Hello and thanks very much for letting me know that this isn't an isolated problem. I installed 320 sq/ft of Procell in the summer of 2007. The ad stated very little maintenance and even bragged with a picture of a key on the board that supposedly couldn't scratch the surface. Last year, 2 years after installation, I took out the power washer to clean the winter residual off, as I always do, and I was shocked to see not only fading, but stains and deep scratches everywhere. Apparently a strong wind able to blow your deck chair a few feet will be sufficient to cause deep scratches in the boards. I contacted AZEK who bought Procell and they initially weren't helpful. They asked me to clean the deck with DeckMax but wouldn't stand behind the recommendation when I persisted. I then contacted the lumber yard that I bought the materials and the Attorney General in Massachusetts. With the added pressure, AZEK paid for the DeckMax company to come out and clean the deck. I watched very carefully and asked many questions during the procedure. When they were done, I was stunned. The deep scratches were gone, the rubber scuffs were gone, and the original color (grey) was restored. The deck looked brand new. This year (2011) the color is slightly faded and a few new scuffs from the children playing have appeared. I'm going to apply the DeckMax myself to see if I get the same results. As for Procell/AZEK's adverstising and satisfaction, I'm very disappointed with the money I paid and the deck not even lasting three years before looking disasterous. However, DeckMax is a very good product for the PVC decking material. All in all, I'm not happy with having to spend $80 each year but at least it's very easy to apply and keeps the deck looking new. In the end, we're happy that there's a way to keep the deck looking the way it was promised by Procell even if it's not Procell's doing. If AZEK has improved the product and if a class action is being made, I would be interested to have a more durable product put down at their expense.


----------



## dctk (Jun 28, 2011)

yes and this is 2011 - white streaks in the product


----------



## dctk (Jun 28, 2011)

there is a difference between whinning and an actual complaint about a product that does not live up to it's marketing. we were told this would be "maintenance free". However, it does not account for the discoloration in the product. Our dock (that is not even completed) has large white streaks. It is discolored unevenly. That is not staining - that is a product default. Azek does not seem to stand by their warranty.


----------



## JetSmooth (Jul 9, 2011)

We had an Azek deck installed less than two weeks ago. I have a Big Green Egg and placed it on the deck on top of a cinder block paver and brown paper bag (to keep from scratching) while my father brought up a table to put the egg in.
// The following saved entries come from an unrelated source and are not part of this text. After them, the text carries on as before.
int cmtts_frame_forward_sub(cmtts_model* m, const void* text_ws, int B_all, int L_all, int b0, int B, int T, float* cond_ct, int64_t* mel2ph,
                            float* cwt_out, float* f0_denorm, int64_t* p_idx, float* f0_stats, float* cond_p1, void* frame_ws,
                            size_t frame_ws_bytes, void* stream) {
    return cmtts_frame_forward_sub_t(m, text_ws, B_all, L_all, b0, B, T, cond_ct, mel2ph, cwt_out, f0_denorm, p_idx, f0_stats, cond_p1, nullptr, frame_ws,
                                     frame_ws_bytes, stream);
}

int cmtts_frame_forward_sub_t(cmtts_model* m, const void* text_ws, int B_all, int L_all, int b0, int B, int T, float* cond_ct, int64_t* mel2ph,
                              float* cwt_out, float* f0_denorm, int64_t* p_idx, float* f0_stats, float* cond_p1, float* cond_p1t, void* frame_ws,
                              size_t frame_ws_bytes, void* stream) {
    if (!m || !m->finalized) return fail(CMTTS_E_INVALID, "model not finalized");
    if (!text_ws || !frame_ws || !cond_ct || !mel2ph || B <= 0 || L_all <= 0 || T <= 0 || b0 < 0 || b0 + B > B_all)
        return fail(CMTTS_E_INVALID, "cmtts_frame_forward: bad argument");
    const cmtts_config& c = m->cfg;
    const int L = L_all;
    TextWs tw = carve_text(c, B_all, L_all, const_cast<void*>(text_ws));
    tw.out1 += (size_t)b0 * c.hidden * round_up(L_all, 4);
    tw.h128 += (size_t)b0 * c.cwt_hidden * round_up(L_all, 4);
    tw.cum += (size_t)b0 * L_all;
    FrameWs w = carve_frame(c, B, T, frame_ws);
    if (frame_ws_bytes < w.bytes) return fail(CMTTS_E_WORKSPACE, "frame workspace too small");
    hipStream_t s = (hipStream_t)stream;
    const int H = c.hidden, Lp = round_up(L, 4), O = c.use_uv ? 11 : 10, CH = c.cwt_hidden;
    if (!cwt_out) cwt_out = w.cwt;
    if (!f0_denorm) f0_denorm = w.f0;
    if (!p_idx) p_idx = w.pidx;
    if (!f0_stats) f0_stats = w.stats;

    SideStream* ss = side_for(s);
    hipStream_t sst = ss ? ss->side : s;
    if (ss) CHK(branch_fork(ss));
    if (cond_p1t && !cond_p1) return fail(CMTTS_E_INVALID, "cmtts_frame_forward_sub_t: cond_p1t needs cond_p1");
    if (cond_p1 && m->cond_p2) {
        CHK(cond_phoneme_factor(m, tw.out1, B, Lp, cond_p1, sst));
        if (cond_p1t) k_transpose(cond_p1, cond_p1t, B * c.res_layers, c.res_channels, Lp, sst);
    }
    if (!(g_stats_mlp && k_stats_mlp(tw.out1, (long)H * Lp, Lp, m->st0_wt, m->st0_b, m->st2_wt, m->st2_b, m->st4_wt, m->st4_b, f0_stats, B, H, CH, CH, 2, sst))) {
        k_dense_small(tw.out1, (long)H * Lp, Lp, m->st0_wt, m->st0_b, nullptr, w.s1, B, H, CH, DENSE_RELU, sst);
        k_dense_small(w.s1, CH, 1, m->st2_wt, m->st2_b, nullptr, w.s2, B, CH, CH, DENSE_RELU, sst);
        k_dense_small(w.s2, CH, 1, m->st4_wt, m->st4_b, nullptr, f0_stats, B, CH, 2, DENSE_NONE, sst);
    }
    k_mel2ph(tw.cum, mel2ph, B, L, T, s);
    if (!g_cwt_in_phoneme) k_length_regulate(tw.out1, mel2ph, w.xlr, B, H, Lp, T, s);
    bool hp_done = false;
    if (g_cwt_in_phoneme) {
        k_pos_embed_add_lr(tw.h128, Lp, mel2ph, m->cwt_in.bias, w.hp, m->cwt.alpha, m->omega_cwt, m->pe_cwt, PE_ROWS, B, CH, T, s);
        hp_done = true;
    } else {
        ConvArgs a = conv_args(m->cwt_in, w.xlr, T, T, (long)H * T, w.h128, T, (long)CH * T, T);
        CHK(launch(a, EPI_PLAIN, B, s));
    }
    if (!hp_done) k_pos_embed_add(w.h128, w.hp, m->cwt.alpha, m->omega_cwt, m->pe_cwt, PE_ROWS, B, CH, T, T, s);
    CHK(predictor(m->cwt, w.hp, T, B, T, T, nullptr, nullptr, w.c1, w.c2, cwt_out, O, s, (m->text16 && (m->precision == 1 || m->precision == 2)) ? m->precision : 0, true));
    if (ss) CHK(branch_join(ss));
    if (m->vc.p_control != 1.0f) k_scale(cwt_out, cwt_out, (long)B * T * O, m->vc.p_control, s);
    if (m->vc.cwt_spec) {
        k_pitch_index(m->vc.cwt_spec, 10, m->vc.f0_mean, m->vc.f0_std, 1, 1.0f, nullptr, 0, c.use_uv ? m->vc.uv : nullptr,
                      c.pitch_norm_eps, w.r, p_idx, f0_denorm, B, T, s);
    } else {
        k_pitch_index(cwt_out, O, f0_stats, f0_stats + 1, 2, c.cwt_std_scale, c.use_uv ? cwt_out + (O - 1) : nullptr, O, nullptr,
                      c.pitch_norm_eps, w.r, p_idx, f0_denorm, B, T, s);
    }
    if (g_cwt_in_phoneme) k_lr_gather_add(tw.out1, mel2ph, Lp, p_idx, m->pitch_emb, cond_ct, B, H, T, s);
    else k_gather_add(w.xlr, p_idx, m->pitch_emb, cond_ct, B, H, T, s);
    HIPCHK(hipGetLastError());
    return 0;
}

namespace {
struct TextStateLayout {
    long off[TEXT_STATE_MAX_REGIONS], bytes[TEXT_STATE_MAX_REGIONS], stride[TEXT_STATE_MAX_REGIONS];
    long rec_bytes;
};
TextStateLayout text_state_layout(const cmtts_config& c, int L) {
    const int Lp = round_up(L, 4);
    TextStateLayout t;
    t.bytes[0] = (long)c.hidden * Lp * 4;
    t.bytes[1] = (long)c.cwt_hidden * Lp * 4;
    t.bytes[2] = (long)c.hidden * 4;
    t.bytes[3] = (long)L * 4;
    long off = TEXT_STATE_HEADER_BYTES;
    for (int g = 0; g < TEXT_STATE_MAX_REGIONS; ++g) {
        t.stride[g] = t.bytes[g];
        t.off[g] = off;
        off += (t.bytes[g] + 15) / 16 * 16;
    }
    t.rec_bytes = off;
    return t;
}
TextStateCopy text_state_args(const cmtts_config& c, void* ws, int B_all, int L, void* records, int n, int unpack) {
    const TextStateLayout t = text_state_layout(c, L);
    TextWs tw = carve_text(c, B_all, L, ws);
    char* base[TEXT_STATE_MAX_REGIONS] = {(char*)tw.out1, (char*)tw.h128, (char*)tw.spk, (char*)tw.cum};
    TextStateCopy a;
    memset(&a, 0, sizeof(a));
    int chunks = 0;
    for (int g = 0; g < TEXT_STATE_MAX_REGIONS; ++g) {
        TextStateRegion& R = a.reg[g];
        R.ws = base[g]; R.ws_stride = t.stride[g]; R.rec_off = t.off[g]; R.bytes = t.bytes[g];
        R.vec16 = ((uintptr_t)R.ws % 16 == 0 && R.ws_stride % 16 == 0 && R.bytes % 16 == 0 && (uintptr_t)records % 16 == 0) ? 1 : 0;
        R.chunk0 = chunks;
        chunks += (int)((R.bytes + TEXT_STATE_CHUNK - 1) / TEXT_STATE_CHUNK);
    }
    a.n_regions = TEXT_STATE_MAX_REGIONS; a.n_chunks = chunks; a.unpack = unpack;
    a.n = n; a.B_all = B_all; a.L_all = L; a.hidden = c.hidden; a.cwt_hidden = c.cwt_hidden;
    a.rec = (char*)records; a.rec_bytes = t.rec_bytes;
    a.cum = tw.cum;
    return a;
}
}

size_t cmtts_text_state_record_bytes(const cmtts_model* m, int L_all) {
    if (!m || L_all <= 0) return 0;
    return (size_t)text_state_layout(m->cfg, L_all).rec_bytes;
}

In less than eight days, the area under the egg went from Morado brown to a bleached white! Heat from the egg was not the culprit as we didn't run the egg. I suspect the PVC is "waterlogged" somehow. We picked up the egg in the rain and didn't see the discoloration until the next day, when there wasn't standing water on the deck.

Can you just not put things on the deck for more than a week? This is sort of ridiculous.

I saw a post elsewhere about driving the water out of the surface using a hot air gun. Would a hairdryer do the same?

Spent $15,000 on this deck and got to enjoy it trouble-free for less than a week and a half!


----------



## Calgary (Jul 20, 2011)

JetSmooth said:


> We had an Azek deck installed less than two weeks ago. I have a Big Green Egg and placed it on the deck on top of a cinder block paver and brown paper bag (to keep from scratching) while my father brought up a table to put the egg in.
> 
> In less than eight days, the area under the egg went from Morado brown to a bleached white! Heat from the egg was not the culprit as we didn't run the egg. I suspect the PVC is "waterlogged" somehow. We picked up the egg in the rain and didn't see the discoloration until the next day, when there wasn't standing water on the deck.
> 
> ...


Cinder blocks hold a TON of moisture and pressed against your deck could definitely cause an issue and not just to AZEK. I would call them and get a clear correction rather than reading these reviews/suggestions. I have heard that type of issue can be resolved.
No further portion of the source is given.